(Stored items)

********************

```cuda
template <int KPMAX, bool CD, bool GRAM>
static int launch_update_variant(dim3 grid, const FactorView& f, const float* NUM, int nsplit, long long sstride,
                                 const double* gram_in, const BatchMeta& b, float l1, float l2, const FusedOut& out,
                                 cudaStream_t s) {
  if constexpr (KPMAX == 16 && !CD && GRAM)
    return launch_update_inst<KPMAX, CD, GRAM, 4, true>(grid, f, NUM, nsplit, sstride, gram_in, b, l1, l2, out, s);
  else
    return launch_update_inst<KPMAX, CD, GRAM, (KPMAX == 32 ? 2 : 3), false>(grid, f, NUM, nsplit, sstride, gram_in, b, l1, l2, out, s);
}

template <bool CD>
static int launch_update(const FactorView& f, const float* NUM, int nsplit, long long sstride, const double* gram_in,
                         const BatchMeta& b, float l1, float l2, const FusedOut& out, cudaStream_t s) {
  CNMF_REQUIRE(f.cpb % upd_tile_cols(b.kp) == 0, "update: cpb must be a multiple of the update tile");
  CNMF_REQUIRE(f.ld % 4 == 0, "update: ld must be a multiple of 4");
  static_assert(16 * UPD_THREADS * 4 == UPD_TILE_N_FLOATS && 32 * UPD_THREADS * 2 == UPD_TILE_N_FLOATS, "tile sizes");
  dim3 grid(col_chunks(f), b.R);
  if (b.kp == 16) {
    if (out.gram_part) return launch_update_variant<16, CD, true>(grid, f, NUM, nsplit, sstride, gram_in, b, l1, l2, out, s);
    return launch_update_variant<16, CD, false>(grid, f, NUM, nsplit, sstride, gram_in, b, l1, l2, out, s);
  }
  if (b.kp == 32) {
    CNMF_REQUIRE(out.gram_part == nullptr, "update: the fused Gram exists for kp == 16 batches only");
    return launch_update_variant<32, CD, false>(grid, f, NUM, nsplit, sstride, gram_in, b, l1, l2, out, s);
  }
  set_last_error("kp must be 16 or 32");
  return -1;
}

int launch_mu_update(const FactorView& f, const float* NUM, int nsplit, long long sstride, const double* gram_in,
                     const BatchMeta& b, float l1, float l2, const FusedOut& out, cudaStream_t s) {
  return launch_update<false>(f, NUM, nsplit, sstride, gram_in, b, l1, l2, out, s);
}

int launch_cd_update(const FactorView& f, const float* NUM, int nsplit, long long sstride, const double* gram_in,
                     const BatchMeta& b, float l1, float l2, const FusedOut& out, cudaStream_t s) {
  return launch_update<true>(f, NUM, nsplit, sstride, gram_in, b, l1, l2, out, s);
}

int launch_cross(const FactorView& f, const float* NUM, int nsplit, long long sstride, const BatchMeta& b,
                 double* cross_partial, cudaStream_t s) {
  dim3 grid(col_chunks(f), b.R);
  cross_kernel<<<grid, UPD_THREADS, 0, s>>>(f, NUM, nsplit, sstride, b, cross_partial);
  CNMF_CUDA_CHECK(cudaGetLastError());
  return 0;
}

int launch_gram_partial(const FactorView& f, const BatchMeta& b, double* gram_partial, cudaStream_t s, bool one_warp_blocks) {
  dim3 grid(gram_chunks(f), b.R);
  if (one_warp_blocks) {
    CNMF_DISPATCH_KPMAX(b.kp, (gram_partial_kernel<KPMAX, 32><<<grid, 32, 0, s>>>(f, b, gram_partial)));
  } else {
    CNMF_DISPATCH_KPMAX(b.kp, (gram_partial_kernel<KPMAX, 256><<<grid, 256, 0, s>>>(f, b, gram_partial)));
  }
  CNMF_CUDA_CHECK(cudaGetLastError());
  return 0;
}

int launch_finalize(const double* gram_partial, double* gram, const double* scal_partial, double* scal, int chunks,
                    const BatchMeta& b, cudaStream_t s) {
  finalize_kernel<<<b.R, 256, 0, s>>>(gram_partial, gram, scal_partial, scal, chunks, b);
  CNMF_CUDA_CHECK(cudaGetLastError());
  return 0;
}

int launch_mu_check(const ConvState& st, const double* cross, const double* gramA, const double* gramB, double normX2,
                    const BatchMeta& b, int it, double tol, int max_iter, cudaStream_t s) {
  mu_check_kernel<<<(b.R + 3) / 4, 128, 0, s>>>(st, cross, gramA, gramB, normX2, b, it, tol, max_iter);
  CNMF_CUDA_CHECK(cudaGetLastError());
  return 0;
}

int launch_cd_check(const ConvState& st, const double* violA, const double* violB, const BatchMeta& b, int it,
                    double tol, int max_iter, cudaStream_t s) {
  cd_check_kernel<<<(b.R + 127) / 128, 128, 0, s>>>(st, violA, violB, b, it, tol, max_iter);
  CNMF_CUDA_CHECK(cudaGetLastError());
  return 0;
}

int launch_gather_rows(const float* src, const int* src_off, float* dst, const int* dst_off, const int* k, int R,
                       int ld, cudaStream_t s) {
  if (R == 0) return 0;
  gather_rows_kernel<<<R * KMAX, 128, 0, s>>>(src, src_off, dst, dst_off, k, ld);
  CNMF_CUDA_CHECK(cudaGetLastError());
  return 0;
}

}
```

Measured before the change: 526.3.

## Prefetch factor and numerator tiles with TMA bulk copies and mbarriers in MU update

Adds a pipelined variant of the fused multiplicative-update W path. Thread 0 issues cp.async.bulk copies of the next 512-column tile of the factor rows and numerator rows into shared-memory stages, and mbarriers signal when each stage has landed, so global loads overlap with the update math and the Gram accumulation. It is selected when nsplit==1, there is no hi/lo split, the f16 P output exists and the chunk is large enough. In exchange it uses more shared memory and drops launch bounds to 2 blocks per SM, which lowers occupancy. There are also extra block-wide syncs per tile.

Result: faster. 531.8 (median of 6 runs) (+1.0%).

```diff
diff --git a/cnmf_b200/csrc/nmf_kernels.cu b/cnmf_b200/csrc/nmf_kernels.cu
--- a/cnmf_b200/csrc/nmf_kernels.cu
+++ b/cnmf_b200/csrc/nmf_kernels.cu
@@ -553,17 +553,18 @@
   return v;
 }
 
-template <int KP, int VEC, bool GRAM, bool RAGGED, bool SIMPLE>
+template <int KP, int VEC, bool GRAM, bool RAGGED, bool SIMPLE, int NLD = 0>
 __device__ __forceinline__ float2 mu_components(float* __restrict__ pFc, float* pH, float* pL, const float* __restrict__ pNc,
                                                 int nsplit, long long sstride, unsigned ld, unsigned g_row, int K, float l1,
                                                 float l2, int n_left, const float2 (&fv)[KP][VecIO<VEC>::NP],
                                                 const float2 (&pscale)[VecIO<VEC>::NP], float* myF) {
   constexpr int NP = VecIO<VEC>::NP;
   constexpr int TILE = UPD_THREADS * VEC;
+  const unsigned nld = NLD ? (unsigned)NLD : ld;
   float2 sacc = make_float2(0.f, 0.f);
   float2 nvn[NP], nvn2[NP];
   VecIO<VEC>::ld(pNc, nvn);
-  VecIO<VEC>::ld(pNc + (1 < K ? ld : 0u), nvn2);
+  VecIO<VEC>::ld(pNc + (1 < K ? nld : 0u), nvn2);
 #pragma unroll 3
   for (int c = 0; c < K; ++c) {
     float2 den[NP];
@@ -583,7 +584,7 @@
     VecIO<VEC>::ld(myF, fvc);
 #pragma unroll
     for (int p = 0; p < NP; ++p) { nvc[p] = nvn[p]; nvn[p] = nvn2[p]; }
-    VecIO<VEC>::ld(pNc + ((c + 2 < K) ? 2u * ld : 0u), nvn2);
+    VecIO<VEC>::ld(pNc + ((c + 2 < K) ? 2u * nld : 0u), nvn2);
     if constexpr (!SIMPLE) {
       for (int s = 1; s < nsplit; ++s) {
         float2 t[NP];
@@ -615,7 +616,7 @@
     }
     if constexpr (GRAM) VecIO<VEC>::st(myF, out);
     pFc += ld;
-    pNc += ld;
+    pNc += nld;
     myF += TILE;
   }
   return sacc;
@@ -749,6 +750,114 @@
   return scal;
 }
 
+constexpr int PIPE_STAGE_FLOATS = 16 * 512;
+
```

********************

Directions for this task
From the entries above, copy every line containing the word "grid".

Answer to the exercise
static int launch_update_variant(dim3 grid, const FactorView& f, const float* NUM, int nsplit, long long sstride,
    return launch_update_inst<KPMAX, CD, GRAM, 4, true>(grid, f, NUM, nsplit, sstride, gram_in, b, l1, l2, out, s);
    return launch_update_inst<KPMAX, CD, GRAM, (KPMAX == 32 ? 2 : 3), false>(grid, f, NUM, nsplit, sstride, gram_in, b, l1, l2, out, s);
  dim3 grid(col_chunks(f), b.R);
    if (out.gram_part) return launch_update_variant<16, CD, true>(grid, f, NUM, nsplit, sstride, gram_in, b, l1, l2, out, s);
    return launch_update_variant<16, CD, false>(grid, f, NUM, nsplit, sstride, gram_in, b, l1, l2, out, s);
    return launch_update_variant<32, CD, false>(grid, f, NUM, nsplit, sstride, gram_in, b, l1, l2, out, s);
  dim3 grid(col_chunks(f), b.R);
  cross_kernel<<<grid, UPD_THREADS, 0, s>>>(f, NUM, nsplit, sstride, b, cross_partial);
  dim3 grid(gram_chunks(f), b.R);
    CNMF_DISPATCH_KPMAX(b.kp, (gram_partial_kernel<KPMAX, 32><<<grid, 32, 0, s>>>(f, b, gram_partial)));
    CNMF_DISPATCH_KPMAX(b.kp, (gram_partial_kernel<KPMAX, 256><<<grid, 256, 0, s>>>(f, b, gram_partial)));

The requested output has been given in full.